After Merging Datasets, Re-balancing (Train/Val/Test) excludes multiple classes in VAL split

After merging several object datasets (already uploaded to Roboflow) into one, I am unable to get a fairly balanced split between classes when generating a new version. After reviewing similar topics, a suggestion to manually move more images from one class into the “VAL” split is not feasible with ~17,500 total images.

Currently, have to export the entire “Merged” Dataset, properly shuffle/splits (e.g. 75/20/5) all objects into new Train/Val/Test splits… THEN upload AGAIN the properly balanced dataset to Roboflow while keeping the existing splits. Have no idea what happens when you add augmentations or if for some reason needed to adjust the balance between Train/Val/Test.

Previously asked about same issue, don’t believe ever received any further update after this response:

Please see below export stats and screenshots:

Train Object Stats:
5347 handgun
4648 rifle
4748 knife
1437 hammer

Val Object Stats :
0 handgun
0 rifle
995 knife
2587 hammer


2 Likes

Thanks for the note here.

If understood correctly, the desired outcome is a merged dataset with classes randomly shuffled among training, validation, and testing. Is that correct?

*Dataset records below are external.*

# GATB/bcalm

Measured on AMD Instinct MI355X. Metric: distinct k-mers/s reads->unitigs k=31, higher is better.
Workload: dtype u64; 1 GPU; BASELINE config 3: synthetic 100000000 x 150 bp reads per GPU, k=31, abundance-min 2, 1% substitutions, 30x coverage; multi_gpu=single GPU, minimizer_size=16, log2_partitions=22

## Files before the change

bcalm_amd/csrc/devrt.h:

```cpp
#pragma once
#include <stdint.h>

#ifdef CDBG_HOSTSIM
#include "hostsim.h"
#else
#include <hip/hip_runtime.h>
#define CDBG_HD __host__ __device__ __forceinline__
#define CDBG_DEV __device__ __forceinline__
#define CDBG_SPIN_YIELD() __builtin_amdgcn_s_sleep(1)
#define CDBG_LAUNCH(kern, grid, block, stream, ...) \
    hipLaunchKernelGGL(kern, dim3((unsigned)(grid)), dim3((unsigned)(block)), 0, stream, __VA_ARGS__)
#define CDBG_SHARED __shared__
#define CDBG_WAVE_SYNC() __builtin_amdgcn_wave_barrier()
#define CDBG_PIN64(x) asm volatile("" : "+v"(x))
#endif

namespace cdbg {

CDBG_DEV uint64_t atomic_add_u64(uint64_t* p, uint64_t v) {
    return (uint64_t)atomicAdd((unsigned long long*)p, (unsigned long long)v);
}
CDBG_DEV uint64_t atomic_cas_u64(uint64_t* p, uint64_t cmp, uint64_t v) {
    return (uint64_t)atomicCAS((unsigned long long*)p, (unsigned long long)cmp, (unsigned long long)v);
}
CDBG_DEV uint64_t atomic_exch_u64(uint64_t* p, uint64_t v) {
    return (uint64_t)atomicExch((unsigned long long*)p, (unsigned long long)v);
}
#define CDBG_COMPILER_BARRIER() asm volatile("" ::: "memory")
CDBG_DEV uint64_t ld_agent_u64(const uint64_t* p) {
#ifdef CDBG_HOSTSIM
    return *p;
#else
    return __hip_atomic_load(p, __ATOMIC_RELAXED, __HIP_MEMORY_SCOPE_AGENT);
#endif
}
CDBG_DEV uint32_t ld_volatile_u32(const uint32_t* p) { return *(const volatile uint32_t*)p; }
CDBG_DEV uint32_t atomic_add_u32(uint32_t* p, uint32_t v) { return atomicAdd(p, v); }
CDBG_DEV uint32_t atomic_sub_u32(uint32_t* p, uint32_t v) { return atomicSub(p, v); }
CDBG_DEV uint32_t atomic_or_u32(uint32_t* p, uint32_t v) { return atomicOr(p, v); }
CDBG_DEV uint32_t atomic_cas_u32(uint32_t* p, uint32_t cmp, uint32_t v) { return atomicCAS(p, cmp, v); }
CDBG_DEV uint32_t atomic_max_u32(uint32_t* p, uint32_t v) { return atomicMax(p, v); }
CDBG_DEV uint32_t atomic_min_u32(uint32_t* p, uint32_t v) { return atomicMin(p, v); }
CDBG_DEV void atomic_or_u64(uint64_t* p, uint64_t v) { (void)atomicOr((unsigned long long*)p, (unsigned long long)v); }
CDBG_DEV uint64_t ld_unaligned_u64(const uint8_t* p) { uint64_t v; __builtin_memcpy(&v, p, 8); return v; }
CDBG_DEV void st_unaligned_u64(uint8_t* p, uint64_t v) { __builtin_memcpy(p, &v, 8); }
CDBG_DEV void st_unaligned_u32(uint8_t* p, uint32_t v) { __builtin_memcpy(p, &v, 4); }
CDBG_DEV void st_unaligned_u16(uint8_t* p, uint16_t v) { __builtin_memcpy(p, &v, 2); }

#ifdef CDBG_HOSTSIM
CDBG_DEV uint32_t wave_incl_sum_u32(uint32_t v) {
    const int lane = (int)(threadIdx.x & 63);
    for (int d = 1; d < 64; d <<= 1) { const uint32_t x = __shfl_up(v, (unsigned)d); if (lane >= d) v += x; }
    return v;
}
CDBG_DEV uint32_t wave_readlane_u32(uint32_t v, int src_lane) { return __shfl(v, src_lane); }
CDBG_DEV uint32_t alignbit_u32(uint32_t hi, uint32_t lo, uint32_t sh) { return (uint32_t)((((uint64_t)hi << 32) | lo) >> (sh & 31u)); }
#else
CDBG_DEV uint32_t wave_incl_sum_u32(uint32_t v) {
    v += (uint32_t)__builtin_amdgcn_update_dpp(0, (int)v, 0x111, 0xf, 0xf, false);
    v += (uint32_t)__builtin_amdgcn_update_dpp(0, (int)v, 0x112, 0xf, 0xf, false);
    v += (uint32_t)__builtin_amdgcn_update_dpp(0, (int)v, 0x114, 0xf, 0xf, false);
    v += (uint32_t)__builtin_amdgcn_update_dpp(0, (int)v, 0x118, 0xf, 0xf, false);
    v += (uint32_t)__builtin_amdgcn_update_dpp(0, (int)v, 0x142, 0xa, 0xf, false);
    v += (uint32_t)__builtin_amdgcn_update_dpp(0, (int)v, 0x143, 0xc, 0xf, false);
    return v;
}
CDBG_DEV uint32_t wave_readlane_u32(uint32_t v, int src_lane) { return (uint32_t)__builtin_amdgcn_readlane((int)v, src_lane); }
CDBG_DEV uint32_t alignbit_u32(uint32_t hi, uint32_t lo, uint32_t sh) { return __builtin_amdgcn_alignbit(hi, lo, sh); }
#endif
#ifdef CDBG_HOSTSIM
CDBG_DEV uint32_t uni_u32(uint32_t v) { return __shfl(v, 0); }
#define CDBG_NOINLINE
#define CDBG_DEV_NOINL inline
#define CDBG_LDS_BARRIER() __syncthreads()
#define CDBG_LDS_FENCE() do { } while (0)
#else
CDBG_DEV uint32_t uni_u32(uint32_t v) { return (uint32_t)__builtin_amdgcn_readfirstlane((int)v); }
#define CDBG_NOINLINE __attribute__((noinline))
#define CDBG_DEV_NOINL __device__
#define CDBG_LDS_BARRIER() do { __builtin_amdgcn_fence(__ATOMIC_RELEASE, "workgroup", "local"); __builtin_amdgcn_s_barrier(); \
                                __builtin_amdgcn_fence(__ATOMIC_ACQUIRE, "workgroup", "local"); } while (0)
#define CDBG_LDS_FENCE() __builtin_amdgcn_fence(__ATOMIC_RELEASE, "workgroup", "local")
#endif
CDBG_DEV uint64_t uni_u64(uint64_t v) { return ((uint64_t)uni_u32((uint32_t)(v >> 32)) << 32) | uni_u32((uint32_t)v); }
#ifdef CDBG_HOSTSIM
CDBG_DEV uint32_t wave_append_slots(uint32_t* cursor) { return atomic_add_u32(cursor, 1u); }
#else
CDBG_DEV uint32_t wave_append_slots(uint32_t* cursor) {
    const uint64_t act = __ballot(1);
    const uint32_t rank = __builtin_amdgcn_mbcnt_hi((uint32_t)(act >> 32), __builtin_amdgcn_mbcnt_lo((uint32_t)act, 0u));
    uint32_t base = 0;
    if (rank == 0) base = atomic_add_u32(cursor, (uint32_t)__popcll(act));
    return uni_u32(base) + rank;
}
#endif
#ifdef CDBG_HOSTSIM
CDBG_DEV uint32_t lane_pick_u32(uint64_t mask, uint32_t v, int lane) { return ((mask >> lane) & 1ULL) ? v : 0u; }
#else
CDBG_DEV uint32_t lane_pick_u32(uint64_t mask, uint32_t v, int) {
    uint32_t r;
    asm("v_cndmask_b32_e64 %0, 0, %1, %2" : "=v"(r) : "v"(v), "s"(mask));
    return r;
}
#endif
CDBG_DEV uint64_t wave_sum_u64(uint64_t v) {
#pragma unroll
    for (int d = 32; d >= 1; d >>= 1) v += __shfl_xor(v, d);
    return v;
}

}
```

bcalm_amd/csrc/k_scan.h:

```cpp
#pragma once
#include "kmer.h"

namespace cdbg {

#if defined(CDBG_PROFILE_PHASES) && !defined(CDBG_HOSTSIM)
#define CDBG_SPH(i) do { if (threadIdx.x == 0) { const uint64_t t_ = wall_clock64(); sph[i] += t_ - st_prev; st_prev = t_; } } while (0)
#else
#define CDBG_SPH(i) do { } while (0)
#endif
constexpr int SCAN_THREADS = 256;
constexpr int SCAN_GRID = 256 * 2;
constexpr int SCAN_TILE = 4096;
constexpr int SCAN_PKW = (SCAN_TILE + 16 + 256) / 16 + 11;
static_assert(SCAN_PKW % 2 == 0, "validity halves must fill whole 32-bit words");
constexpr int SCAN_NKEY = SCAN_TILE + 256;

template <int W> struct RecFmt {
    static constexpr int RW = 2 * W;
    static constexpr int CAPB = 32 * RW - 8;
};

struct ScanParams {
    const uint8_t* reads;
    uint64_t nbytes;
    uint64_t nbytes_padded;
    int k, m, log_np;
    int rank_bits, rank;
    uint32_t* part_count;
    uint64_t* part_cursor;
    uint64_t* records;
    uint64_t* stats;
    uint64_t n_tiles;
    uint32_t tile_stride, tile_offset;
    uint32_t part_cap; uint32_t* part_fill;
    uint64_t* spill_recs; uint32_t* spill_part; uint64_t* spill_cursor; uint64_t spill_cap; uint32_t* error;
    uint32_t emit_all, npl;
    const uint64_t* var_limit;
    const uint64_t* ovf;
    const uint64_t* part_off;
    uint32_t defer_slices, defer_shift, defer_nseg, defer_seg_cap;
    uint64_t defer_map;
    uint64_t* defer_recs; uint32_t* defer_part; uint32_t* defer_count;
};
constexpr int SCAN_DEFER_MAX = 16;
constexpr int SCAN_HIST = 0, SCAN_EMIT = 1, SCAN_EMIT_CAPPED = 2;
constexpr int OVF_CAP_BITS = 28;
constexpr uint64_t OVF_CAP_MASK = (1ULL << OVF_CAP_BITS) - 1ULL;

CDBG_DEV uint64_t scan_get64(const uint32_t* pk, int bitoff) {
    const int w = bitoff >> 5, sh = bitoff & 31;
    uint64_t x = ((uint64_t)pk[w] << 32) | pk[w + 1];
    return sh ? ((x << sh) | ((uint64_t)pk[w + 2] >> (32 - sh))) : x;
}
CDBG_DEV bool scan_all_valid(const uint32_t* vm, int q, int len) {
    while (len > 0) {
        const int w = q >> 5, sh = q & 31;
        uint64_t x = ((uint64_t)vm[w + 1] << 32) | vm[w];
        uint32_t bits = (uint32_t)(x >> sh);
        const int c = len < 32 ? len : 32;
        const uint32_t msk = c == 32 ? 0xFFFFFFFFu : ((1u << c) - 1u);
        if ((bits & msk) != msk) return false;
        q += c; len -= c;
    }
    return true;
}
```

Yes, almost. There is a bunch of terminology about what we are trying to insure is accomplished but generally speaking we desire a random “sampling” of each class such that there would be a balance of objects in the respective Train,Val,Test splits. Then shuffling those splits so there is no perceived order amongst classes.

E.G.

5 classes of objects in a merged Roboflow dataset - each with 100 images per class totaling 500 total images.

Tiger - 100 images
Lion -100 images
Elephant -100 images
Zebra - 100 images
Monkey -100 images

Seek to split 500 images into Train/Val/Test with 80/15/5 ratio.

OUTCOME WOULD BE:

Train:
Tiger 80
Lion 80
Elephant 80
Zebra 80
Monkey 80

Val:

Tiger 15
Lion 15
Elephant 15
Zebra 15
Monkey 15

Test:

Tiger 5
Lion 5
Elephant 5
Zebra 5
Monkey 5

In each of those balanced splits, all of the images would be shuffled.

Hope this makes sense and as you can see from the exported stats above, the splits are not balanced at all and even exclude entire object classes in the Val Split.

Thanks.

Any update?

You can accomplish this by uploading each class separately so you can choose the split per class. (Or if you upload them already organized in train valid and test folders we’ll parse those from the file path and let you keep those choices.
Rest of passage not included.